Affekthandlung nennt man so das, vor Gericht könnten Sie mildernde Umstände geltend machen. Aber so weit wird es nicht kommen. Ich will nicht klein reden, was Sie getan haben, aber vielleicht können Sie sich mit Chris Rock zur Wiedergutmachung darauf einigen, dass Sie für einen guten Zweck richtig tief in die Tasche greifen. Das macht nichts ungeschehen, es macht auch nichts besser, aber vielleicht würden sich alle Beteiligten dann besser fühlen.

Der wenig später mit einem Oscar ausgezeichnete Schauspieler Will Smith (rechts) ohrfeigt den Komiker Chris Rock während der live ...
Der wenig später mit einem Oscar ausgezeichnete Schauspieler Will Smith (rechts) ohrfeigt den Komiker Chris Rock während der live ausgestrahlten Gala. | Bild: Robyn Beck/AFP

Das könnte vielleicht auch all die besänftigen, deren Erfolge von dem Eklat überschattet wurden. In dieser Woche wurde im Wesentlichen über einen Oscar-Gewinner berichtet, nämlich über Sie. So schlagzeilensüchtig können Sie gar nicht sein, dass Ihnen das gefallen würde.
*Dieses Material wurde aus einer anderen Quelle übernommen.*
@@ -325,6 +324,27 @@
   const float inv = nrec ? 1.f / nrec : 0.f;
   h->ms_prefilter = acc[0] * inv; h->ms_sad = acc[1] * inv; h->ms_border = 0.f; h->ms_lr = acc[2] * inv;
   h->ms_speckle = acc[3] * inv; h->ms_total = tot * inv;
+}
+
+static int run_sad(sbm_handle* h, const Geom& g, int16_t* disp) {
+  uint8_t *pf_l = h->bm.pf_l.as<uint8_t>(), *pf_r = h->bm.pf_r.as<uint8_t>();
+  int32_t* cost = h->bm.cost.as<int32_t>();
+  if (h->last_fast) {
+    int xa = 0, xb = 0;
+    HIPCHK(h, launch_sad_fast(pf_l, pf_r, disp, cost, g, &xa, &xb, h->last_border, h->stream));
+    snprintf(h->last_kernel, sizeof(h->last_kernel), "%s", g_sad_kernel_name);
+    if (h->last_border && !sad_fast_borders_in_launch(g)) {
+      HIPCHK(h, launch_sad_wide(pf_l, pf_r, disp, cost, g, 0, xa, h->stream));
+      HIPCHK(h, launch_sad_wide(pf_l, pf_r, disp, cost, g, xb, g.xend, h->stream));
+    }
+  } else if (sad_wide_supported(g) && env_switch("SBM_WIDE", 1)) {
+    HIPCHK(h, launch_sad_wide(pf_l, pf_r, disp, cost, g, 0, g.xend, h->stream));
+    snprintf(h->last_kernel, sizeof(h->last_kernel), h->last_in_envelope ? "sad_wide_kernel [in-place accumulate unavailable]" : "sad_wide_kernel");
+  } else {
+    HIPCHK(h, launch_sad_generic(pf_l, pf_r, disp, cost, g, 0, g.xend, h->stream));
+    snprintf(h->last_kernel, sizeof(h->last_kernel), "sad_generic_kernel");
+  }
+  return SBM_OK;
 }
 
 int sbm_compute_device(sbm_handle* h, int n, const void* d_left, const void* d_right, int width, int height,
@@ -386,8 +406,7 @@
   const uint8_t* dl = (const uint8_t*)d_left;
   const uint8_t* dr = (const uint8_t*)d_right;
   uint8_t *pf_l = h->bm.pf_l.as<uint8_t>(), *pf_r = h->bm.pf_r.as<uint8_t>();
-  int16_t* disp_pre = h->bm.disp_pre.as<int16_t>();
-  int32_t* cost = h->bm.cost.as<int32_t>();
+  h->last_any_rows = any_rows; h->last_fast = fast; h->last_border = border; h->last_in_envelope = in_envelope;
 
   h->instr = h->profiling && h->ev_ok && (h->profiling != 3 || (h->ncall & 3u) == 0);
   mark(h, 0);
@@ -401,24 +420,11 @@
   }
   mark(h, 1);
   if (any_rows) {
-    if (fast) {
-      int xa = 0, xb = 0;
-      HIPCHK(h, launch_sad_fast(pf_l, pf_r, disp_pre, cost, g, &xa, &xb, border, h->stream));
-      snprintf(h->last_kernel, sizeof(h->last_kernel), "%s", g_sad_kernel_name);
-      if (border && !sad_fast_borders_in_launch(g)) {
-        HIPCHK(h, launch_sad_wide(pf_l, pf_r, disp_pre, cost, g, 0, xa, h->stream));
-        HIPCHK(h, launch_sad_wide(pf_l, pf_r, disp_pre, cost, g, xb, g.xend, h->stream));
-      }
-    } else if (sad_wide_supported(g) && env_switch("SBM_WIDE", 1)) {
-      HIPCHK(h, launch_sad_wide(pf_l, pf_r, disp_pre, cost, g, 0, g.xend, h->stream));
-      snprintf(h->last_kernel, sizeof(h->last_kernel), in_envelope ? "sad_wide_kernel [in-place accumulate unavailable]" : "sad_wide_kernel");
-    } else {
-      HIPCHK(h, launch_sad_generic(pf_l, pf_r, disp_pre, cost, g, 0, g.xend, h->stream));
-      snprintf(h->last_kernel, sizeof(h->last_kernel), "sad_generic_kernel");
-    }
+    st = run_sad(h, g, out);
+    if (st != SBM_OK) return st;
   }
   mark(h, 2);
-  HIPCHK(h, launch_lrcheck(disp_pre, cost, out, h->bm.lr_keys.as<unsigned long long>(), g, p.disp12_max_diff, h->stream));
+  HIPCHK(h, launch_lrcheck(out, h->bm.cost.as<int32_t>(), h->bm.lr_keys.as<unsigned long long>(), g, p.disp12_max_diff, h->stream));
   mark(h, 4);
   if (speckle)
     HIPCHK(h, launch_speckle(out, h->bm.spk, g, p.speckle_window_size, p.speckle_range, h->stream));
@@ -582,12 +588,18 @@
   }
   if (which == 3) {
     if (dst_bytes < npix * sizeof(int16_t)) return SBM_ERR_SIZE;
-    HIPCHK(h, hipMemcpy(dst, h->bm.disp_pre.p, npix * sizeof(int16_t), hipMemcpyDeviceToHost));
+    if (h->last_any_rows) {
+      HIPCHK(h, h->bm.dbg_pre.grow(npix * sizeof(int16_t), h->stream));
+      const int st = run_sad(h, g, h->bm.dbg_pre.as<int16_t>());
+      if (st != SBM_OK) return st;
+      HIPCHK(h, hipStreamSynchronize(h->stream));
+      HIPCHK(h, hipMemcpy(dst, h->bm.dbg_pre.p, npix * sizeof(int16_t), hipMemcpyDeviceToHost));
+    }
     int16_t* d = (int16_t*)dst;
     for (int i = 0; i < g.n; i++)
       for (int y = 0; y < g.H; y++) {
         int16_t* row = d + ((size_t)i * g.H + y) * g.W;
-        const bool live = y >= g.row0 && y < g.row1;
+        const bool live = h->last_any_rows && y >= g.row0 && y < g.row1;
         for (int x = 0; x < g.W; x++)
           if (!live || x < g.lofs || x >= g.lofs + g.xend) row[x] = (int16_t)g.filtered;
       }
diff --git a/u96-slam_amd/csrc/sbm_common.h b/u96-slam_amd/csrc/sbm_common.h
--- a/u96-slam_amd/csrc/sbm_common.h
+++ b/u96-slam_amd/csrc/sbm_common.h
@@ -65,8 +65,8 @@
 inline size_t lr_keys_bytes(int n, int W, int H, bool do_lr) {
   return do_lr && W > kLrLdsCols ? (size_t)n * H * W * sizeof(unsigned long long) : 0;
 }
-hipError_t launch_lrcheck(const int16_t* disp_pre, const int32_t* cost, int16_t* disp_out, unsigned long long* keys,
-                          const Geom& g, int disp12_max_diff, hipStream_t s);
+hipError_t launch_lrcheck(int16_t* disp, const int32_t* cost, unsigned long long* keys, const Geom& g, int disp12_max_diff,
+                          hipStream_t s);
 
 constexpr int kSpkMaxSeg = 4, kSpkRecordPad = 288, kSpkSeamPad = 512;
 
diff --git a/u96-slam_amd/csrc/sbm_handle.h b/u96-slam_amd/csrc/sbm_handle.h
--- a/u96-slam_amd/csrc/sbm_handle.h
+++ b/u96-slam_amd/csrc/sbm_handle.h
@@ -120,12 +120,12 @@
   struct {
     int n, W, H, pitch;
     sbm::DevBuf pf_l, pf_r;
-    sbm::DevBuf disp_pre;
+    sbm::DevBuf dbg_pre;
     sbm::DevBuf cost;
     sbm::DevBuf lr_keys;
     sbm::DevBuf vsum;
     sbm::SpeckleScratch spk;
-    template <class F> void each(F f) { f(pf_l); f(pf_r); f(disp_pre); f(cost); f(lr_keys); f(vsum); spk.each(f); }
+    template <class F> void each(F f) { f(pf_l); f(pf_r); f(dbg_pre); f(cost); f(lr_keys); f(vsum); spk.each(f); }
   } bm;
   struct {
     int n, W, H;
@@ -164,6 +164,7 @@
   char last_kernel[128];
   sbm::Geom last;
   bool have_last;
+  bool last_any_rows, last_fast, last_border, last_in_envelope;
   int profiling;
   unsigned ncall;
   bool instr;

Aber Angst um Ihre Trophäe müssen Sie wohl nicht haben – denn wie würde es aussehen, Ihnen die jetzt wegzunehmen, nachdem sie Ihnen trotz allem übergeben worden war?

Auch den Oscar haben Sie als Mensch gewonnen

Schon klar, den Oscar haben Sie als Schauspieler Will Smith gewonnen – und das zu Recht; die Ohrfeige haben Sie als Mensch Will Smith verteilt. Aber die beiden kann man nun mal nicht voneinander trennen. Genauso wenig, wie sich Ihre Erfolge in Zukunft von den Schlagzeilen über die Oscar-Ohrfeige trennen lassen werden.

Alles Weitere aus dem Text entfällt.